(Collected data)
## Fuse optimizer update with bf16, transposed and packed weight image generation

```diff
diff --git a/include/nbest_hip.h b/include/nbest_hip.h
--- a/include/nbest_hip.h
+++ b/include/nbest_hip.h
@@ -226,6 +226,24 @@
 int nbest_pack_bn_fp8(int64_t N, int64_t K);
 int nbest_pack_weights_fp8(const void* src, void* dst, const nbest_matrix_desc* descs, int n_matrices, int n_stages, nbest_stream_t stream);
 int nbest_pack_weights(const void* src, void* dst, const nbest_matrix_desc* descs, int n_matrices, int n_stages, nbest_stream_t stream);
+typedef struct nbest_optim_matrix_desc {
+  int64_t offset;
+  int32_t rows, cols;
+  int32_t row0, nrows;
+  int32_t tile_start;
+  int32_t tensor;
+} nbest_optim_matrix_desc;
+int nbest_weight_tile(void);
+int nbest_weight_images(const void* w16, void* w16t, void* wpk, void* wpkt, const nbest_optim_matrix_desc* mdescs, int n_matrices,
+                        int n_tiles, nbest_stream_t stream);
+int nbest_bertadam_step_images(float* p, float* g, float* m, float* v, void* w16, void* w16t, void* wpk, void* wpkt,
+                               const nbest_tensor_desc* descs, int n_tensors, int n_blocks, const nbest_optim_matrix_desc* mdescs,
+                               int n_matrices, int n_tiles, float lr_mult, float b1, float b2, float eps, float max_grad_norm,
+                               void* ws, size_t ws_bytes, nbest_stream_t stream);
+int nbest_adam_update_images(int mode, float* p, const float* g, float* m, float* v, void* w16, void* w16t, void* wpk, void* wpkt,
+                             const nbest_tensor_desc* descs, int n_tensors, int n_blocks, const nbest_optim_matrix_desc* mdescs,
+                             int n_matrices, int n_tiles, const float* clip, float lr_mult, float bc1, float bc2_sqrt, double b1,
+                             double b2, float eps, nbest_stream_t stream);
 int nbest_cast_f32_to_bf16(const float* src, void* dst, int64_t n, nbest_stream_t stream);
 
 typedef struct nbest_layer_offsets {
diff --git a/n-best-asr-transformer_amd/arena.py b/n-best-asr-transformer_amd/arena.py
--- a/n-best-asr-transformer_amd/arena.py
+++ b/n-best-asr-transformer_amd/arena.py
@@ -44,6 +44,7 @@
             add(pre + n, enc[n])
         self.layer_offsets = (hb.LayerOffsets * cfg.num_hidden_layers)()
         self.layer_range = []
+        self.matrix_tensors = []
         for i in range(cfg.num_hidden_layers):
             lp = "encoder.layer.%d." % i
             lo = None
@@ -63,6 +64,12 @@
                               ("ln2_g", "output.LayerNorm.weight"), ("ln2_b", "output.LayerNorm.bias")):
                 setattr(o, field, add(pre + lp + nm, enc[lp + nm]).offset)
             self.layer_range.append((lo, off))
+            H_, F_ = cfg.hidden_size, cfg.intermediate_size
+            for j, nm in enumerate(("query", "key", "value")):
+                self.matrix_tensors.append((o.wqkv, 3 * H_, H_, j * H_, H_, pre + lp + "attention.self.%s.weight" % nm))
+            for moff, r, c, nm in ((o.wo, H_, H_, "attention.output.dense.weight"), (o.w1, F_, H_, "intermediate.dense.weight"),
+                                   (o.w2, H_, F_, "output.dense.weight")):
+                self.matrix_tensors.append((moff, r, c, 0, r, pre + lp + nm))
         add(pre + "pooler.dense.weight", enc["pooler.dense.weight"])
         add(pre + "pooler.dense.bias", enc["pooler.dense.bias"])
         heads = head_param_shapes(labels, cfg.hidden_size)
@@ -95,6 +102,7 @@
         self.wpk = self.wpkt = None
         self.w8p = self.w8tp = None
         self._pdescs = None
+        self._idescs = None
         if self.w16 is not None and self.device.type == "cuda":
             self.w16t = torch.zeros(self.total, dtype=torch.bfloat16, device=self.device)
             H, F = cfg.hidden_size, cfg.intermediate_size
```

...

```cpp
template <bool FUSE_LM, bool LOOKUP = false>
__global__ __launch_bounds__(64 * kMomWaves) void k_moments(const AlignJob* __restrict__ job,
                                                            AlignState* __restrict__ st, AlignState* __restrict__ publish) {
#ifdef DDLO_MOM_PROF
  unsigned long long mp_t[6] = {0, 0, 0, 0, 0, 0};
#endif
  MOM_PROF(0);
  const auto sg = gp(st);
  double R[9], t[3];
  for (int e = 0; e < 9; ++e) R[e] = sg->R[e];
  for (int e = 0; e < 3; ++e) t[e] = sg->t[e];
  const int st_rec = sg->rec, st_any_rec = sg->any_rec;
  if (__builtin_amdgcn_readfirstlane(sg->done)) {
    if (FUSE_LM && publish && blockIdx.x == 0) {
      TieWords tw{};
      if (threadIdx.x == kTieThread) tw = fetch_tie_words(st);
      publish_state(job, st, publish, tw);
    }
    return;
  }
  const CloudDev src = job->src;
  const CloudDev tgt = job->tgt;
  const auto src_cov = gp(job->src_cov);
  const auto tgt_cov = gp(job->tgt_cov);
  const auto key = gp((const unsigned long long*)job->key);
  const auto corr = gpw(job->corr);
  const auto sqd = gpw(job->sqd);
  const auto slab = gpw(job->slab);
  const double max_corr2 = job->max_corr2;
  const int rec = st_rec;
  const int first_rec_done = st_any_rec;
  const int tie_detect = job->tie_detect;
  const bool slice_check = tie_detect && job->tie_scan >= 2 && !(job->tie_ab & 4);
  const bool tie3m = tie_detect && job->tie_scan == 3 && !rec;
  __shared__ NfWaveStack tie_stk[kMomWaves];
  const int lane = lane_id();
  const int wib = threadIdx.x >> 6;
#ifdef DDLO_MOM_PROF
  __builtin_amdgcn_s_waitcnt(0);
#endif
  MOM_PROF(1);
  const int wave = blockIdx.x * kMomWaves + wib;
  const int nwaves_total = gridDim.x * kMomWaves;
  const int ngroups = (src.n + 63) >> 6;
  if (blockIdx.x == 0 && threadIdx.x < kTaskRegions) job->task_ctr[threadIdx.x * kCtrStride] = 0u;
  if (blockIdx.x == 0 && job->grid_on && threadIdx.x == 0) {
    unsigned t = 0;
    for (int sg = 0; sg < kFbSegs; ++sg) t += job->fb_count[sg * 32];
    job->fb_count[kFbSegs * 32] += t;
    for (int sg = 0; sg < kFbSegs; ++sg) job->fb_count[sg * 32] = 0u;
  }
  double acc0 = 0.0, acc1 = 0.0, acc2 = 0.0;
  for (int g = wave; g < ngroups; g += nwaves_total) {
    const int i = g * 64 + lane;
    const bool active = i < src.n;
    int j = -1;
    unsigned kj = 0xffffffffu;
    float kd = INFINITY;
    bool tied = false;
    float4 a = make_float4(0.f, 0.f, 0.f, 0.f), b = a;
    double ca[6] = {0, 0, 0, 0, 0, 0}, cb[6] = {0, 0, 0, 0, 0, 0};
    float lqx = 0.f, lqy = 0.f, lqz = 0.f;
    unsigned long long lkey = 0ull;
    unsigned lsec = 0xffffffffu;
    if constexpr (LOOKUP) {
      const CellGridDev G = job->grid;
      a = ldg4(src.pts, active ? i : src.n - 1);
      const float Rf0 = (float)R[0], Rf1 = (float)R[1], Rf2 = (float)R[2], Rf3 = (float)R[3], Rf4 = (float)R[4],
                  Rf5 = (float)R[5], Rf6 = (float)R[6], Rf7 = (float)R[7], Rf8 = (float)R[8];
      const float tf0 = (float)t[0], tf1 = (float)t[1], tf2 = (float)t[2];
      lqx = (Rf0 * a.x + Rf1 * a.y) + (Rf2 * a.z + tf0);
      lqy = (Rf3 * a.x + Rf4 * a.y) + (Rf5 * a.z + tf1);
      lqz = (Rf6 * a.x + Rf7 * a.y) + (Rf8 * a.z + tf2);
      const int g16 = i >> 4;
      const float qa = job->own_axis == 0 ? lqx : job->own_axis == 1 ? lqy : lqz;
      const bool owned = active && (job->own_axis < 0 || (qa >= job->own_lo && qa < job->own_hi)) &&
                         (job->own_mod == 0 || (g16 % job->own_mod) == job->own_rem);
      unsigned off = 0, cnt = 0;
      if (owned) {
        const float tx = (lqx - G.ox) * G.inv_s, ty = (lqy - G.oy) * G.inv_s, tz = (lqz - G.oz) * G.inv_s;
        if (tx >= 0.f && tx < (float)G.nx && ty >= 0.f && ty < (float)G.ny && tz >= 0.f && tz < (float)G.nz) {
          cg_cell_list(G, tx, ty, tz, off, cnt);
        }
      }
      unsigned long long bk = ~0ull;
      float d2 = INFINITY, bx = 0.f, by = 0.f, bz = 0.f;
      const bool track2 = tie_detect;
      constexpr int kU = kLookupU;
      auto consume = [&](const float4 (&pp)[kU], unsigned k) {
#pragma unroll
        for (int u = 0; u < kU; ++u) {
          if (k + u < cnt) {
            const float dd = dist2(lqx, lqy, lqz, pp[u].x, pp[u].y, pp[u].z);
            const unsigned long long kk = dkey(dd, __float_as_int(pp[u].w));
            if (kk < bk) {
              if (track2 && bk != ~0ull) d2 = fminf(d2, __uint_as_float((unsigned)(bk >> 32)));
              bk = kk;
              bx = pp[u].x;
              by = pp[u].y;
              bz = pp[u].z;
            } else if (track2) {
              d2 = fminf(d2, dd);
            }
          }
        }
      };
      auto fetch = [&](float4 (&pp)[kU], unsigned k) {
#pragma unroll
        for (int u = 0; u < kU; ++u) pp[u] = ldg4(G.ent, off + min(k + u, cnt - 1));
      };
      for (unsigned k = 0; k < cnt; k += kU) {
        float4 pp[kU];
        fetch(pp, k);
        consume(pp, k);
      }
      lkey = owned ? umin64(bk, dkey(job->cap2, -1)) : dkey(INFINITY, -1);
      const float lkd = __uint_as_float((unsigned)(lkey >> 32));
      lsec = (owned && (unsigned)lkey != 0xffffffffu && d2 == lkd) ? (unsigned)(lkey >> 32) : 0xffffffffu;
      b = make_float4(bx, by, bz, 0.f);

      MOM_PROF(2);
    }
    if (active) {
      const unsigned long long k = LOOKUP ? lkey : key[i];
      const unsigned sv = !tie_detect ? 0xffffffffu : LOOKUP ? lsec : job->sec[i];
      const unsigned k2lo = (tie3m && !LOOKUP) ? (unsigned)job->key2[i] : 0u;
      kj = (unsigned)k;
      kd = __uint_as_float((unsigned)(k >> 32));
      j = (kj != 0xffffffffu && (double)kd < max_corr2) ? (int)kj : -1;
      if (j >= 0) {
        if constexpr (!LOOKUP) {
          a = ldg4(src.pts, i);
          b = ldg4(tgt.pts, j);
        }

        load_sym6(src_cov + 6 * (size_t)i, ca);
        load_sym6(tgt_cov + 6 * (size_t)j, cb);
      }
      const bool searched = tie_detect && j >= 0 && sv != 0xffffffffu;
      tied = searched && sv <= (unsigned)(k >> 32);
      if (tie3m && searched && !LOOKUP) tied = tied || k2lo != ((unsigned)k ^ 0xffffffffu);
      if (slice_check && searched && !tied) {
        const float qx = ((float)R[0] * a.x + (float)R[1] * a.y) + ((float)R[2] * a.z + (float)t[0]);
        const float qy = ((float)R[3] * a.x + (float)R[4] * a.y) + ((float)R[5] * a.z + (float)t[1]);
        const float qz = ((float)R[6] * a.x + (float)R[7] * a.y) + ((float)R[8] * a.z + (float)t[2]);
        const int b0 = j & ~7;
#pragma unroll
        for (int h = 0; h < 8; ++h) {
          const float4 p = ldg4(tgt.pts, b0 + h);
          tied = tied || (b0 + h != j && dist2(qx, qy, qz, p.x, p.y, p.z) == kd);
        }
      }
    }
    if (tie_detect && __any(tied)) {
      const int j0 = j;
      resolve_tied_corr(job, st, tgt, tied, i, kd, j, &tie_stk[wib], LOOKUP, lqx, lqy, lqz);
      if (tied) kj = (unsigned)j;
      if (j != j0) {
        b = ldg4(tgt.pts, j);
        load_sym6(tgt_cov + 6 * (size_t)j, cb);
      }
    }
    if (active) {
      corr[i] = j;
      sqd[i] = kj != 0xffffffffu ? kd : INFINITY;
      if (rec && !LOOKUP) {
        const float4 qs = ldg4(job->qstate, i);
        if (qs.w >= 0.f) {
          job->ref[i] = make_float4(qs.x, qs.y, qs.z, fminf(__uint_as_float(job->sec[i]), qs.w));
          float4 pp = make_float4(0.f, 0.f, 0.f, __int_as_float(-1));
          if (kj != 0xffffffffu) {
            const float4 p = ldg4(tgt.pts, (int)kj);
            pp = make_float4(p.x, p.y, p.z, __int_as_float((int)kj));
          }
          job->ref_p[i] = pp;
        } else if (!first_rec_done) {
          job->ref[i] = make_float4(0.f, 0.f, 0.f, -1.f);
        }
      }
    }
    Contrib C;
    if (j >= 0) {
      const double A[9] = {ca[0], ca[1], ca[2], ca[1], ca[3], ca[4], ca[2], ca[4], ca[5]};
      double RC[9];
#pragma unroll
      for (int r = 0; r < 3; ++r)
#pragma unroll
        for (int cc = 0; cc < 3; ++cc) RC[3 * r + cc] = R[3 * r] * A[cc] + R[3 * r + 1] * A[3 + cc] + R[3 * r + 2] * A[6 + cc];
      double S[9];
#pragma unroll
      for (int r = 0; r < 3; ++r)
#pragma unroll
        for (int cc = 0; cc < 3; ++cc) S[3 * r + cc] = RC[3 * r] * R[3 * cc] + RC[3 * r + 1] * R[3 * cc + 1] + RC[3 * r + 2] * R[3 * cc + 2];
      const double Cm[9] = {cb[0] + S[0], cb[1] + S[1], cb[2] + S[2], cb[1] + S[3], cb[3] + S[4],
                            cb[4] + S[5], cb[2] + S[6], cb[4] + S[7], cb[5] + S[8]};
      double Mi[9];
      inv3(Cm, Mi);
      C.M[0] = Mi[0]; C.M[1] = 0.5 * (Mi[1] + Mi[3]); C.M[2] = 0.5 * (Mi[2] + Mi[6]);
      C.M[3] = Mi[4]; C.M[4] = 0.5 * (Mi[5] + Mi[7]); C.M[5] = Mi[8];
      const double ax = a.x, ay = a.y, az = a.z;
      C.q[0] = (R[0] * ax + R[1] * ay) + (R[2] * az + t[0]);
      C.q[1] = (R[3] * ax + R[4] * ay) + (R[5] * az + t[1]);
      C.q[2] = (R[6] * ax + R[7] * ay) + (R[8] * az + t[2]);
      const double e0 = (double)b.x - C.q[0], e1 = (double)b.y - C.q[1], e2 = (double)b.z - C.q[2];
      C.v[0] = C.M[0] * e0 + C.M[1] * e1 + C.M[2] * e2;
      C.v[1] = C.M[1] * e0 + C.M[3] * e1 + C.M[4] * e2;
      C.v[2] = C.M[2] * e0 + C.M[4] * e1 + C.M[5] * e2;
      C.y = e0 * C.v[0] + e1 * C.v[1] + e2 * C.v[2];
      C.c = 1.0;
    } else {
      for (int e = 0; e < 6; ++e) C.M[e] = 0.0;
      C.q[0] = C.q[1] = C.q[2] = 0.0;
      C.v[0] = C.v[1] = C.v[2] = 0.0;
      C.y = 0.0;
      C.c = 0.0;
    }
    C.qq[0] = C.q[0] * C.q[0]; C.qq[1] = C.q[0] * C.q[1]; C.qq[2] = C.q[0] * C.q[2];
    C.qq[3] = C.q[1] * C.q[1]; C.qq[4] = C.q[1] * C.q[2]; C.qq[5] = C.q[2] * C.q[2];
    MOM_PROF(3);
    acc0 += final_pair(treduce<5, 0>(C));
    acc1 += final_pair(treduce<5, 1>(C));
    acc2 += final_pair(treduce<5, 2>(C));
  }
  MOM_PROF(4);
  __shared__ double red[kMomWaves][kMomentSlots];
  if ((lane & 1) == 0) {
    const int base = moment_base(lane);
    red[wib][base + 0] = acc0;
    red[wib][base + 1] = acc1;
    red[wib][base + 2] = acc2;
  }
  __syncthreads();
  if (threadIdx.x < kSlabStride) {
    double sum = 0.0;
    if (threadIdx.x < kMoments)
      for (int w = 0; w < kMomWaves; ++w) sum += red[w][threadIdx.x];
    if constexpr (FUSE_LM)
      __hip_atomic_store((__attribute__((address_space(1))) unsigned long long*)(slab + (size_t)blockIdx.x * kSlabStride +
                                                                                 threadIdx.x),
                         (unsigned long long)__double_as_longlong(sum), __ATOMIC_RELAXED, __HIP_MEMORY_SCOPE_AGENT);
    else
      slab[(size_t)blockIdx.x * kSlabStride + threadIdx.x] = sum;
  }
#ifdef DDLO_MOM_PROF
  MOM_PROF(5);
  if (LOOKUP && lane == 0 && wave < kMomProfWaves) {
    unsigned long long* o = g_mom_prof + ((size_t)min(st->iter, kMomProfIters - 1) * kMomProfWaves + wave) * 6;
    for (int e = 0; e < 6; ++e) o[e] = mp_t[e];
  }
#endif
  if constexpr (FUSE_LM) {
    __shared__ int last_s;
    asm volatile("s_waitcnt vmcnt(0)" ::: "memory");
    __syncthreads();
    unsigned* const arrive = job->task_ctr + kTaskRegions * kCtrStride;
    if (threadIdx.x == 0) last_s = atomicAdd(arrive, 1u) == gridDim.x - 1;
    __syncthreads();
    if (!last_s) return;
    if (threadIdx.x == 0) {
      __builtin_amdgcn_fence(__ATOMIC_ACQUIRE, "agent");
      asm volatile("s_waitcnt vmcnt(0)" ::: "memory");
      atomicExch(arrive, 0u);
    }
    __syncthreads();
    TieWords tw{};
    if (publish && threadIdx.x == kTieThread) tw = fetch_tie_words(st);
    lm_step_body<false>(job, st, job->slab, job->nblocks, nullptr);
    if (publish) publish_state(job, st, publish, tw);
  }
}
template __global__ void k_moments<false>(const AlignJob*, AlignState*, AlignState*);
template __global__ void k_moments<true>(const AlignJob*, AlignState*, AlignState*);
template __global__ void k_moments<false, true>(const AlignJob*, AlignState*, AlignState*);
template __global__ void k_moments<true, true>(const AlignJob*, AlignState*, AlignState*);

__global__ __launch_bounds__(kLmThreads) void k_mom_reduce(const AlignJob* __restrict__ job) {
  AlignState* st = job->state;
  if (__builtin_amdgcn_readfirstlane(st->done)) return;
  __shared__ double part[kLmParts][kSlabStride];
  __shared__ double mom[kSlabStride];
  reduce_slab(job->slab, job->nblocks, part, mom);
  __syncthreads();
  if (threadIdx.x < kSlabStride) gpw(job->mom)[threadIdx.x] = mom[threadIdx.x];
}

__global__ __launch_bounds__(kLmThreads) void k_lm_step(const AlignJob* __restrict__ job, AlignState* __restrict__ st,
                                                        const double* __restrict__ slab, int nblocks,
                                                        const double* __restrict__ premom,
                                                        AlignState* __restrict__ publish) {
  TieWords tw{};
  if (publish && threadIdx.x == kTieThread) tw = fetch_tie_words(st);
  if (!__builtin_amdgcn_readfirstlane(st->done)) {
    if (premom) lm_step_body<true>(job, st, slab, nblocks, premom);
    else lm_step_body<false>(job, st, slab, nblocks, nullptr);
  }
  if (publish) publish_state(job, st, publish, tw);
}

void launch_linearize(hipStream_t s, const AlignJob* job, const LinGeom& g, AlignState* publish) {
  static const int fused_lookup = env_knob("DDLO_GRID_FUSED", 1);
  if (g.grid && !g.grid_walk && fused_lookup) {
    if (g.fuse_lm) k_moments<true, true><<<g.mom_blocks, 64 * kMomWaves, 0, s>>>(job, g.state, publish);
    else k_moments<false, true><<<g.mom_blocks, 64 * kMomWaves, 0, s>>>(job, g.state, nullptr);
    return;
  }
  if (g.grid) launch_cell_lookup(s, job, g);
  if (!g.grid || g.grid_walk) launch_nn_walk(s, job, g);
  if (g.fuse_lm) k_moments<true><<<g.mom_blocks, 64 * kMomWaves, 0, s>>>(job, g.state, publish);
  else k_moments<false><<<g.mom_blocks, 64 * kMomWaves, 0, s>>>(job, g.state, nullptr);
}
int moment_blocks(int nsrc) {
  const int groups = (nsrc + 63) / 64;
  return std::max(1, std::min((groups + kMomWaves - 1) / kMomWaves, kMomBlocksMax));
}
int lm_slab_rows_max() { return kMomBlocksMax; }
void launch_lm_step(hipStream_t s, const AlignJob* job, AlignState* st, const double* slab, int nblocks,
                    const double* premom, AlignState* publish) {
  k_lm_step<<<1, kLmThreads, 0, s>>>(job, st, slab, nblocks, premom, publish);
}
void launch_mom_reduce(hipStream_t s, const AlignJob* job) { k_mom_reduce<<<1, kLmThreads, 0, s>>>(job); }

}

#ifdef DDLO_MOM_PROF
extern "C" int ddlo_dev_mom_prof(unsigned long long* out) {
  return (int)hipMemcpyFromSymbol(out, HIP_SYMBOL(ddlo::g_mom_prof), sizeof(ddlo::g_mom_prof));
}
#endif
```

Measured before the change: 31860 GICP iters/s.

* * *

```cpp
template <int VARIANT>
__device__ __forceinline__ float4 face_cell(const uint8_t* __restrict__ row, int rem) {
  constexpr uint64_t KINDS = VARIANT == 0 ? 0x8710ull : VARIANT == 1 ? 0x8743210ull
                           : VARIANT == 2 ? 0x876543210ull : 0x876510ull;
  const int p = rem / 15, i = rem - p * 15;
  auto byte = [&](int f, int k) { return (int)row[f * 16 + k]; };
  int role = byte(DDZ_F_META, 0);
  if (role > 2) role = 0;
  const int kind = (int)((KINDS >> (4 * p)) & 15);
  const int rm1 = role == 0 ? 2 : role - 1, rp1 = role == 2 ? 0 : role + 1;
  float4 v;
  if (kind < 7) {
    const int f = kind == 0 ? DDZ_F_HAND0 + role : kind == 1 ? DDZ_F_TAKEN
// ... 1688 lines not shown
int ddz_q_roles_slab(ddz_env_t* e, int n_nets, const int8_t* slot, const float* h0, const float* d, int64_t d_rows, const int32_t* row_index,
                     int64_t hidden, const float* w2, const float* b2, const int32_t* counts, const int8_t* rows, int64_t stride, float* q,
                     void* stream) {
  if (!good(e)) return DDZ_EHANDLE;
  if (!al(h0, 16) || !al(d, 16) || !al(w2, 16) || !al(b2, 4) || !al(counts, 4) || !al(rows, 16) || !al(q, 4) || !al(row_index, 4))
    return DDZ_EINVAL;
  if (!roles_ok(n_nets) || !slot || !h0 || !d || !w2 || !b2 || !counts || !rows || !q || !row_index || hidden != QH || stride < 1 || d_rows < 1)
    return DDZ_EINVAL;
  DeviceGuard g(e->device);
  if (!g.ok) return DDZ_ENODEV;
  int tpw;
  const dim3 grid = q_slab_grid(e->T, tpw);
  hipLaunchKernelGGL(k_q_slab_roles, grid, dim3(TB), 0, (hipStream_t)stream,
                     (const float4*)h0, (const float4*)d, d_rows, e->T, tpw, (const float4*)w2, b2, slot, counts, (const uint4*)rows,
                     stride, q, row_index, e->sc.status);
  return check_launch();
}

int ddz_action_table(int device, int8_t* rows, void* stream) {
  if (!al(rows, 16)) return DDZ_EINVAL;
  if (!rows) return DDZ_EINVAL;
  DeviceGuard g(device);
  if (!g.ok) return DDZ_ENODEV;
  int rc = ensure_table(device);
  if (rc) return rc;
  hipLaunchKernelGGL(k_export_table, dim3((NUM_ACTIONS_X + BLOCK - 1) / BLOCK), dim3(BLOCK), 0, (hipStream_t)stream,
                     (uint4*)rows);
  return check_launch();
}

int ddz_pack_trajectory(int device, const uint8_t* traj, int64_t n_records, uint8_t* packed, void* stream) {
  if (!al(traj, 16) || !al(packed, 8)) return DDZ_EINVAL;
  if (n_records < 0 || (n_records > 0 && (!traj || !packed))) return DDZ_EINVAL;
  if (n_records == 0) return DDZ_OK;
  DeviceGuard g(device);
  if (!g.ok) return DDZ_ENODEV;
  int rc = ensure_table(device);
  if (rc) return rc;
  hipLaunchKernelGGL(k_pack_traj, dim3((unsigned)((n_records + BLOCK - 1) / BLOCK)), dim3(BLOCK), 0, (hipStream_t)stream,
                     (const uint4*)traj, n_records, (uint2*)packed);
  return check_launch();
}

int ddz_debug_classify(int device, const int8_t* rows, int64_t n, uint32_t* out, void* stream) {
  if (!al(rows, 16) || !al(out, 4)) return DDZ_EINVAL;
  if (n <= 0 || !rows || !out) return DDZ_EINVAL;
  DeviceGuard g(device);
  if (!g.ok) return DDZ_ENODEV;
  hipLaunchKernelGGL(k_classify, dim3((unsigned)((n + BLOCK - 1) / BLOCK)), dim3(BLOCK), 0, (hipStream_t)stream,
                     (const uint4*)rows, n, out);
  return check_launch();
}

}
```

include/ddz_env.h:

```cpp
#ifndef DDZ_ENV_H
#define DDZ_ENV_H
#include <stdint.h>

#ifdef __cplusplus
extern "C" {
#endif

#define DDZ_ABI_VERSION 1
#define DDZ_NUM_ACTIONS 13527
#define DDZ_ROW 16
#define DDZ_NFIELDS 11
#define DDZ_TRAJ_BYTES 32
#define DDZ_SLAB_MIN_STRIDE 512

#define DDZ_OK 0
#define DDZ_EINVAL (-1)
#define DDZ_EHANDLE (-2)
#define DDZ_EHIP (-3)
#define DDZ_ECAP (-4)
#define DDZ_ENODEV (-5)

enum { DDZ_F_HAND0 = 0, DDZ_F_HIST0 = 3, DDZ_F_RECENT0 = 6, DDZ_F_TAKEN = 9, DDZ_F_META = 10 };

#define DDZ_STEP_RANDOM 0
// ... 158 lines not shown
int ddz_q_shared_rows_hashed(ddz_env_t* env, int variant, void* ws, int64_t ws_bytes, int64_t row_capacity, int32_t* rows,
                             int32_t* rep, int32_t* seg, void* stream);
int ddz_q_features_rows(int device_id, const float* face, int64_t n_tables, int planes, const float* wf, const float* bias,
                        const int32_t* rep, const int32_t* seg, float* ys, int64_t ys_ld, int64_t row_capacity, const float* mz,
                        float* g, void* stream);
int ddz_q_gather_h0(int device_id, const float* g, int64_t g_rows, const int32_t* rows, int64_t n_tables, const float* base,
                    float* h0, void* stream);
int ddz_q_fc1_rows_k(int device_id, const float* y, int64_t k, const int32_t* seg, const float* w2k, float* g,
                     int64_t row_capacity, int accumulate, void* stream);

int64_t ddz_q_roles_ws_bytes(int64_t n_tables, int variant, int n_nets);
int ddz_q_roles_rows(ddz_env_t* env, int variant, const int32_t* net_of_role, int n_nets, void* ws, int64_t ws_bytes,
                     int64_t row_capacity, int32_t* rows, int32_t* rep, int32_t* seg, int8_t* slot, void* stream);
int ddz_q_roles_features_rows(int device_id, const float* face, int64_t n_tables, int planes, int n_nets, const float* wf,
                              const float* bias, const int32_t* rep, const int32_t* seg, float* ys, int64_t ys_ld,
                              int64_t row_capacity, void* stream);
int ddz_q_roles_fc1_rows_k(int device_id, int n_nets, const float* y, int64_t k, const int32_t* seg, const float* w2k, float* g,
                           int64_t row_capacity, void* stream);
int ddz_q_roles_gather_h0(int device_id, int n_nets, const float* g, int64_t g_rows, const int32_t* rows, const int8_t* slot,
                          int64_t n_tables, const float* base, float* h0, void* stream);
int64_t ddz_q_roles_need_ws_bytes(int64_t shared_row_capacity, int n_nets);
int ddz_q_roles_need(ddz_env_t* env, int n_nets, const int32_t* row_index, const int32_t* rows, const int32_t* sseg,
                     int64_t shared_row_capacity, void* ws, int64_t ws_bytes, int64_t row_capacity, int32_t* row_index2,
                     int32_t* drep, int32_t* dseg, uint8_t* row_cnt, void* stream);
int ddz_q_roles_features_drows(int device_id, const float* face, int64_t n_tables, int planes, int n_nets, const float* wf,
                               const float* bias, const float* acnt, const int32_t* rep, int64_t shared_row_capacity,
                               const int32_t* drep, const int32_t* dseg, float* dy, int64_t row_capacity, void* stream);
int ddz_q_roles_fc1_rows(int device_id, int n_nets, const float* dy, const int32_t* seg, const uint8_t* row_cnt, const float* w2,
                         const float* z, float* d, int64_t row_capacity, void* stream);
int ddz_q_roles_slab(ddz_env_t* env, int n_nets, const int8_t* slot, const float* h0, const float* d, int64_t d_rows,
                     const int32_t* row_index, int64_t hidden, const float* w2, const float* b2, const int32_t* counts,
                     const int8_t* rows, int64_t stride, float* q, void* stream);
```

• **What you are asked to do**
All lines above in which the word "auto" occurs should be identified and copied.

• **Result of the exercise**
  const auto sg = gp(st);
  const auto src_cov = gp(job->src_cov);
  const auto tgt_cov = gp(job->tgt_cov);
  const auto key = gp((const unsigned long long*)job->key);
  const auto corr = gpw(job->corr);
  const auto sqd = gpw(job->sqd);
  const auto slab = gpw(job->slab);
      auto consume = [&](const float4 (&pp)[kU], unsigned k) {
      auto fetch = [&](float4 (&pp)[kU], unsigned k) {
  auto byte = [&](int f, int k) { return (int)row[f * 16 + k]; };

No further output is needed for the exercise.